Question

Consider the set b = { ∅ , a, {a}, { {a} } }. the number of elements in p(b) is _____. A) 8 B) 6 C) 4 D) 16 E) 2

Answer 1

`D`

Explanation:

In discrete mathematics, set
`A` is a subset of set
`B` if all the elements of
`A` are also elements of
`B`. Power set
`P(S)` of set
`S` is the set of all the subsets of
`S`, including the empty set and
`S` itself.

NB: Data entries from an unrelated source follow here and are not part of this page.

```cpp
template <typename T, int BMW, int BNW>
__global__ __launch_bounds__(256) void conv_wgrad_kernel(const WgK p, const int M, const int cit, const int cot,
                                                         const int chunks_total, const int chunks_per) {
    constexpr int EPC = Chunk<T>::N;
    constexpr int PK = 4 * EPC;
    constexpr int RSA = lds_stride(BMW * (int)sizeof(T));
    constexpr int RSB = lds_stride(BNW * (int)sizeof(T));
    constexpr int NBM = BMW / 32, NBN = BNW / 32;
    constexpr int WM = NBM >= 2 ? ((NBN == 1 && NBM == 4) ? 4 : 2) : 1;
    constexpr int WN = NBN >= 2 ? ((NBM == 1 && NBN == 4) ? 4 : 2) : 1;
    constexpr int TM = NBM / WM, TN = NBN / WN;
    constexpr int ACTIVE = WM * WN;
    constexpr int CPA = BMW / EPC;
    constexpr int CPB = BNW / EPC;
    constexpr int NA = (PK * CPA + 255) / 256;
    constexpr int NB = (PK * CPB + 255) / 256;
    constexpr int BPARTS = 256 / BNW;

    __shared__ __attribute__((aligned(16))) unsigned char smem[PK * (RSA + RSB)];
    unsigned char* Xs = smem;
    unsigned char* Ds = smem + PK * RSA;

    const int tid = threadIdx.x, lane = tid & 63, wid = tid >> 6;
    const float act_ns = ups_slope_eff(p.act_in, p.act_slope);
    const int cot_i = blockIdx.x % cot, cit_i = blockIdx.x / cot;
    const int split = blockIdx.y;
    const int wm = wid / WN, wn = wid % WN;

    const T* __restrict__ in = (const T*)p.in;
    const T* __restrict__ dout = (const T*)p.dout;
    const int hw_o = p.ho * p.wo;
    const int V = p.ntaps * p.ci;
    const int v0 = cit_i * BMW, co0 = cot_i * BNW;
    const bool do_bias = p.want_bias && cit_i == 0;

    const int c_begin = split * chunks_per;
    const int c_end = min(chunks_total, c_begin + chunks_per);

    int xrow0 = 0, xrow1 = 0, xc0 = -1, xc1 = -1, xdy0 = 0, xdx0 = 0, xdy1 = 0, xdx1 = 0;
    {
        auto dec = [&](int idx, int& row, int& c, int& dy, int& dx) {
            c = -1;
            if (idx < PK * CPA) {
                row = idx / CPA;
                const int v = v0 + (idx - row * CPA) * EPC;
                if (v < V) {
                    const int tap = v / p.ci;
                    c = v - tap * p.ci;
                    dy = wtap_dy(p.tap_off, tap); dx = wtap_dx(p.tap_off, tap);
                }
            }
        };
        dec(tid, xrow0, xc0, xdy0, xdx0);
        if (NA > 1) dec(tid + 256, xrow1, xc1, xdy1, xdx1);
    }

    uint4 xa0, xa1, db0, db1;
    const uint4 zero4 = make_uint4(0u, 0u, 0u, 0u);

    auto load_x = [&](int chunk_idx, int row, int c, int dy, int dx) -> uint4 {
        uint4 v = zero4;
        const int m = chunk_idx * PK + row;
        if (c >= 0 && m < M) {
            const int img = m / hw_o, rem = m - img * hw_o;
            const int i = rem / p.wo, j = rem - i * p.wo;
            const int y = i * p.in_sy + dy, x = j * p.in_sx + dx;
            if ((unsigned)y < (unsigned)p.hi && (unsigned)x < (unsigned)p.wi)
                v = *(const uint4*)(in + (((long long)img * p.hi + y) * p.wi + x) * p.ldi + c);
        }
        return v;
    };
    auto load_d = [&](int chunk_idx, int idx) -> uint4 {
        uint4 v = zero4;
        if (idx < PK * CPB) {
            const int row = idx / CPB, cc = idx - row * CPB;
            const int m = chunk_idx * PK + row;
            const int ch = co0 + cc * EPC;
            if (m < M && ch < p.ldo) v = *(const uint4*)(dout + (long long)m * p.ldo + ch);
        }
        return v;
    };
    auto act_u4 = [&](uint4 u) -> uint4 {
        if constexpr (__is_same(T, bf16)) {
            if (p.in_f16) return ups_act_chunk_f16_to_bf16(u, act_ns, p.act_in != UPS_ACT_NONE);
        }
        if (p.act_in != UPS_ACT_NONE) {
            u = ups_act_chunk(u, act_ns, (T*)nullptr);
        }
        return u;
    };
    auto load_chunk = [&](int chunk_idx) {
        xa0 = load_x(chunk_idx, xrow0, xc0, xdy0, xdx0);
        if (NA > 1) xa1 = load_x(chunk_idx, xrow1, xc1, xdy1, xdx1);
        db0 = load_d(chunk_idx, tid);
        if (NB > 1) db1 = load_d(chunk_idx, tid + 256);
    };
    auto stage_chunk = [&]() {
        if (tid < PK * CPA) { const int row = tid / CPA, cc = tid - row * CPA; *(uint4*)(Xs + row * RSA + cc * 16) = act_u4(xa0); }
        if (NA > 1) { const int idx = tid + 256, row = idx / CPA, cc = idx - row * CPA; *(uint4*)(Xs + row * RSA + cc * 16) = act_u4(xa1); }
        if (tid < PK * CPB) { const int row = tid / CPB, cc = tid - row * CPB; *(uint4*)(Ds + row * RSB + cc * 16) = db0; }
        if (NB > 1) { const int idx = tid + 256, row = idx / CPB, cc = idx - row * CPB; *(uint4*)(Ds + row * RSB + cc * 16) = db1; }
    };

    f32x16 acc[TM][TN];
#pragma unroll
    for (int i = 0; i < TM; ++i)
#pragma unroll
        for (int j = 0; j < TN; ++j)
#pragma unroll
            for (int e = 0; e < 16; ++e) acc[i][j][e] = 0.f;
    float bsum = 0.f;
    const int bcol = tid % BNW, bpart = tid / BNW;

    if (c_begin < c_end) load_chunk(c_begin);
    for (int c = c_begin; c < c_end; ++c) {
        stage_chunk();
        __syncthreads();
        if (c + 1 < c_end) load_chunk(c + 1);
        if (do_bias) {
#pragma unroll
            for (int k = 0; k < PK / BPARTS; ++k)
                bsum += ld_as_float<T>((const T*)(Ds + (bpart * (PK / BPARTS) + k) * RSB) + bcol);
        }
        if (wid < ACTIVE) {
            if constexpr (sizeof(T) == 2) {
#pragma unroll
                for (int ks = 0; ks < 2; ++ks) {
                    bf16x8 a[TM], bb[TN];
#pragma unroll
                    for (int i = 0; i < TM; ++i) a[i] = tr_frag(Xs, RSA, ks * 16, (wm * TM + i) * 32, lane);
#pragma unroll
                    for (int j = 0; j < TN; ++j) bb[j] = tr_frag(Ds, RSB, ks * 16, (wn * TN + j) * 32, lane);
#pragma unroll
                    for (int i = 0; i < TM; ++i)
#pragma unroll
                        for (int j = 0; j < TN; ++j)
                            acc[i][j] = __builtin_amdgcn_mfma_f32_32x32x16_bf16(a[i], bb[j], acc[i][j], 0, 0, 0);
                }
            } else {
                const int r = lane & 31, h = lane >> 5;
#pragma unroll
                for (int kk = 0; kk < 8; ++kk) {
                    float a[TM], bb[TN];
#pragma unroll
                    for (int i = 0; i < TM; ++i) a[i] = *(const float*)(Xs + (8 * h + kk) * RSA + ((wm * TM + i) * 32 + r) * 4);
#pragma unroll
                    for (int j = 0; j < TN; ++j) bb[j] = *(const float*)(Ds + (8 * h + kk) * RSB + ((wn * TN + j) * 32 + r) * 4);
#pragma unroll
                    for (int i = 0; i < TM; ++i)
#pragma unroll
                        for (int j = 0; j < TN; ++j)
                            acc[i][j] = __builtin_amdgcn_mfma_f32_32x32x2f32(a[i], bb[j], acc[i][j], 0, 0, 0);
                }
            }
        }
        __syncthreads();
    }

    const long long slab_sz = (long long)p.ntaps * p.cin_v * p.co + p.co;
    float* slab = p.ws + (long long)split * slab_sz;
    if (wid < ACTIVE) {
#pragma unroll
        for (int tn = 0; tn < TN; ++tn) {
            const int col = co0 + (wn * TN + tn) * 32 + (lane & 31);
            if (col >= p.co) continue;
#pragma unroll
            for (int tm = 0; tm < TM; ++tm)
#pragma unroll
                for (int e = 0; e < 16; ++e) {
                    const int v = v0 + (wm * TM + tm) * 32 + (e & 3) + 8 * (e >> 2) + 4 * (lane >> 5);
                    if (v < V) {
                        const int tap = v / p.ci, cch = v - tap * p.ci;
                        if (cch < p.ci_log)
                            slab[((long long)wtap_w(p.tap_wi, tap) * p.cin_v + cch) * p.co + col] = acc[tm][tn][e];
                    }
                }
        }
    }
    if (do_bias) {
        float* red = (float*)smem;
        red[tid] = bsum;
        __syncthreads();
        if (tid < BNW && co0 + tid < p.co) {
            float s = 0.f;
#pragma unroll
            for (int k = 0; k < BPARTS; ++k) s += red[k * BNW + tid];
            if (p.bias_direct) p.bias_direct[co0 + tid] = s;
            else slab[(long long)p.ntaps * p.cin_v * p.co + co0 + tid] = s;
        }
    }
}

__global__ __launch_bounds__(256) void wgrad_reduce_kernel(const float* __restrict__ ws, float* __restrict__ grad,
                                                           float* __restrict__ gbias, int splitk, int ntaps_w, int cin_v,
                                                           int ci_log, int co, long long slab) {
    __shared__ float red[8][32];
    const long long nw = (long long)ntaps_w * ci_log * co;
    const long long total = nw + (gbias ? co : 0);
    const int o = threadIdx.x & 31, g = threadIdx.x >> 5;
    for (long long base = (long long)blockIdx.x * 32; base < total; base += (long long)gridDim.x * 32) {
        const long long idx = base + o;
        const bool ok = idx < total;
        long long off = 0;
        float* dst = nullptr;
        if (ok) {
            if (idx < nw) {
                const int c = (int)(idx % co);
                const long long tr = idx / co;
                const int row = (int)(tr % ci_log), tap = (int)(tr / ci_log);
                off = ((long long)tap * cin_v + row) * co + c;
                dst = grad + off;
            } else {
                off = (long long)ntaps_w * cin_v * co + (idx - nw);
                dst = gbias + (idx - nw);
            }
        }
        float s0 = 0.f, s1 = 0.f, s2 = 0.f, s3 = 0.f;
        if (ok) {
            int k = g;
            for (; k + 24 < splitk; k += 32) {
                s0 += ws[(long long)k * slab + off]; s1 += ws[(long long)(k + 8) * slab + off];
                s2 += ws[(long long)(k + 16) * slab + off]; s3 += ws[(long long)(k + 24) * slab + off];
            }
            for (; k < splitk; k += 8) s0 += ws[(long long)k * slab + off];
        }
        red[g][o] = (s0 + s1) + (s2 + s3);
        __syncthreads();
        if (g == 0 && ok) {
            float t = red[0][o];
#pragma unroll
            for (int q = 1; q < 8; ++q) t += red[q][o];
            *dst = t;
        }
        __syncthreads();
    }
}

template <typename T, int BMW, int BNW>
void launch_tile(const WgK& k, int M, int splitk, hipStream_t s) {
    constexpr int PK = 4 * Chunk<T>::N;
    const int cit = ups_cdiv(k.ntaps * k.ci, BMW), cot = ups_cdiv(k.co, BNW);
    const int chunks_total = ups_cdiv(M, PK);
    const int chunks_per = ups_cdiv(chunks_total, splitk);
    hipLaunchKernelGGL((conv_wgrad_kernel<T, BMW, BNW>), dim3(cit * cot, splitk), dim3(256), 0, s, k, M, cit, cot,
                       chunks_total, chunks_per);
}

template <typename T, int BMW>
void launch_n(const WgK& k, int M, int splitk, hipStream_t s) {
    if (k.co > 64) launch_tile<T, BMW, 128>(k, M, splitk, s);
    else if (k.co > 32) launch_tile<T, BMW, 64>(k, M, splitk, s);
    else launch_tile<T, BMW, 32>(k, M, splitk, s);
}

int tile_of(int c) { return c > 64 ? 128 : (c > 32 ? 64 : 32); }

template <typename T>
void launch_m(const WgK& k, int M, int splitk, hipStream_t s) {
    const int bm = tile_of(k.ntaps * k.ci);
    if (bm == 128) launch_n<T, 128>(k, M, splitk, s);
    else if (bm == 64) launch_n<T, 64>(k, M, splitk, s);
    else launch_n<T, 32>(k, M, splitk, s);
}

int plan_splitk(const ups_wgrad_desc* d) {
    const long long M = (long long)d->n * d->ho * d->wo;
    const int pk = d->dtype == UPS_BF16 ? 32 : 16;
    const int v = d->ntaps * d->ci;
    const int tiles = ups_cdiv(v, tile_of(v)) * ups_cdiv(d->co, tile_of(d->co));
    const int chunks = ups_cdiv(M, pk);
    int sk = ups_cdiv(2048, tiles);
    const int max_by_work = chunks / 8 > 0 ? chunks / 8 : 1;
    if (sk > max_by_work) sk = max_by_work;
    if (sk > 512) sk = 512;
    if (sk < 1) sk = 1;
    return sk;
}

}

int ups_wgrad3x3_plan(const ups_wgrad_desc* d, int* splitk, int* slabs);
int ups_wgrad3x3_run(const ups_wgrad_desc* d, hipStream_t s);
int ups_wgrad3x3_f8_plan(const ups_wgrad_desc* d, int* splitk, int* slabs);
int ups_wgrad3x3_f8_run(const ups_wgrad_desc* d, hipStream_t s);

extern "C" int ups_conv_wgrad_plan(const ups_wgrad_desc* d, int32_t* splitk, size_t* workspace_bytes) {
    UPS_CHECK_ARG(d && splitk && workspace_bytes);
    UPS_CHECK_ARG(d->ntaps >= 1 && d->ntaps <= 9 && d->ci > 0 && d->co > 0);
    int sk3 = 0, slabs3 = 0;
    if (ups_wgrad3x3_f8_plan(d, &sk3, &slabs3) == 0 ||
        ups_wgrad3x3_plan(d, &sk3, &slabs3) == 0) {
        *splitk = sk3;
        *workspace_bytes = (size_t)slabs3 * ((size_t)d->ntaps * d->cin_v * d->co + d->co) * sizeof(float);
        return UPS_OK;
    }
    const int sk = plan_splitk(d);
    *splitk = sk;
    *workspace_bytes = (size_t)sk * ((size_t)d->ntaps * d->cin_v * d->co + d->co) * sizeof(float);
    return UPS_OK;
}

extern "C" int ups_conv_wgrad(const ups_wgrad_desc* d, void* stream) {
    UPS_CHECK_ARG(d != nullptr);
    UPS_CHECK_ARG(d->dtype == UPS_F32 || d->dtype == UPS_BF16);
    UPS_CHECK_ARG(d->in && d->dout && d->grad && d->workspace);
    UPS_CHECK_ARG(d->ci > 0 && d->ci % 8 == 0 && d->ldi % 8 == 0 && d->ci <= d->ldi && d->ldo % 8 == 0);
    UPS_CHECK_ARG(d->ci_log >= 1 && d->ci_log <= d->ci && d->cin_v >= d->ci_log);
    UPS_CHECK_ARG(d->ntaps >= 1 && d->ntaps <= 9 && d->splitk >= 1);
    UPS_CHECK_ARG(d->act_slope >= 0.f && d->act_slope <= 1.f);
    UPS_CHECK_ARG(((uintptr_t)d->in & 15) == 0 && ((uintptr_t)d->dout & 15) == 0);
    const long long M = (long long)d->n * d->ho * d->wo;
    UPS_CHECK_ARG(M > 0 && M <= 0x7fffffffLL);
    WgK k;
    k.n = d->n; k.hi = d->hi; k.wi = d->wi; k.ci = d->ci; k.ldi = d->ldi; k.ci_log = d->ci_log; k.cin_v = d->cin_v;
    k.ho = d->ho; k.wo = d->wo; k.co = d->co; k.ldo = d->ldo; k.in_sy = d->in_sy; k.in_sx = d->in_sx;
    k.ntaps = d->ntaps; k.act_in = d->act_in; k.act_slope = d->act_slope; k.want_bias = d->grad_bias != nullptr;
    k.in_f16 = d->in_f16;
    UPS_CHECK_ARG(!d->in_f16 || (d->dtype == UPS_BF16 && !d->mask_bits));
    k.in = d->in; k.dout = d->dout; k.ws = d->workspace; k.bias_direct = nullptr;
    k.tap_off = 0; k.tap_wi = 0;
    int max_tw = 0;
    for (int t = 0; t < d->ntaps; ++t) {
        UPS_CHECK_ARG(d->tap_dy[t] >= -1 && d->tap_dy[t] <= 2 && d->tap_dx[t] >= -1 && d->tap_dx[t] <= 2);
        UPS_CHECK_ARG(d->tap_w[t] >= 0 && d->tap_w[t] <= 15);
        k.tap_off |= (unsigned long long)(((d->tap_dy[t] + 1) << 2) | (d->tap_dx[t] + 1)) << (4 * t);
        k.tap_wi |= (unsigned long long)d->tap_w[t] << (4 * t);
        if (d->tap_w[t] > max_tw) max_tw = d->tap_w[t];
    }
    UPS_CHECK_ARG(max_tw < d->ntaps);
    hipStream_t s = (hipStream_t)stream;
    int nslabs = d->splitk;
    int sk3 = 0, slabs3 = 0;
    if (d->mask_bits) {
        UPS_CHECK_ARG(d->mask_batch > 0 && d->n % d->mask_batch == 0 && d->n / d->mask_batch <= 32);
        if (ups_wgrad3x3_plan(d, &sk3, &slabs3) != 0) {
            ups_set_error("ups_conv_wgrad: the part-masked form needs the bf16 3x3 / stride-1 patch kernel (16-aligned images)");
            return UPS_E_UNSUPPORTED;
        }
    }
    if (ups_wgrad3x3_f8_plan(d, &sk3, &slabs3) == 0) {
        UPS_CHECK_ARG(d->splitk == sk3 && d->dout_f8_scale && d->in_f8_scale && ((uintptr_t)d->dout_f8 & 15) == 0);
        if (ups_wgrad3x3_f8_run(d, s) != UPS_OK) { ups_set_error("ups_conv_wgrad: fp8 kernel launch setup failed"); return UPS_E_LAUNCH; }
        nslabs = slabs3;
    } else if (ups_wgrad3x3_plan(d, &sk3, &slabs3) == 0) {
        UPS_CHECK_ARG(d->splitk == sk3);
        if (ups_wgrad3x3_run(d, s) != UPS_OK) { ups_set_error("ups_conv_wgrad: patch kernel launch setup failed"); return UPS_E_LAUNCH; }
        nslabs = slabs3;
    } else {
        static int direct = -1;
        if (direct < 0) { const char* e = getenv("UPS_WGRAD_DIRECT"); direct = (e && e[0] == '0') ? 0 : 1; }
        const bool one = direct && d->splitk == 1;
        if (one) { k.ws = d->grad; k.bias_direct = d->grad_bias; }
        if (d->dtype == UPS_F32) launch_m<float>(k, (int)M, d->splitk, s);
        else launch_m<bf16>(k, (int)M, d->splitk, s);
        UPS_LAUNCH_CHECK();
        if (one) return UPS_OK;
    }
    UPS_LAUNCH_CHECK();
    const long long slab = (long long)d->ntaps * d->cin_v * d->co + d->co;
    const long long total = (long long)d->ntaps * d->ci_log * d->co + d->co;
    hipLaunchKernelGGL(wgrad_reduce_kernel, dim3(ups_cdiv(total, 32) > 8192 ? 8192 : ups_cdiv(total, 32)), dim3(256), 0,
                       s, d->workspace, d->grad, d->grad_bias, nslabs, d->ntaps, d->cin_v, d->ci_log, d->co, slab);
    UPS_LAUNCH_CHECK();
    return UPS_OK;
}
```

unsupervised-part-segmentation_amd/switches.py:

```python
import os
from collections import OrderedDict
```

The cardinality
`|S|` of set
`S` is a measure of the number of elements of set
`S`. Given
`B = \{\emptyset, a, \{a\}, \{\{a\}\}\}`,
`|P(B)|`, that is the cardinality of our power set
`P(B)`, is equal to
`2^n` where
`n` denotes the number of the elements in
`P(B)`:
`|P(B)| = 2^4 = 16`. To be more precise,
`P(B) = \{\emptyset, \\ \{\emptyset\}, \{a\}, \{\{a\}\}, \{\{\{a\}\}\}, \\ \{\emptyset, a\}, \{\emptyset, \{a\}\}, \{\emptyset, \{\{a\}\}\}, \{a, \{a\}\}, \{a, \{\{a\}\}\}, \{\{a\}, \{\{a\}\}\}, \\ \{\emptyset, a, \{a\}\}, \{ \emptyset, a, \{\{a\}\}\}, \{\emptyset, \{a\}, \{\{a\}\}\}, \{a, \{a\}, \{\{a\}\}\}, \\ \{\emptyset, a, \{a\}, \{\{a\}\}\}\}`.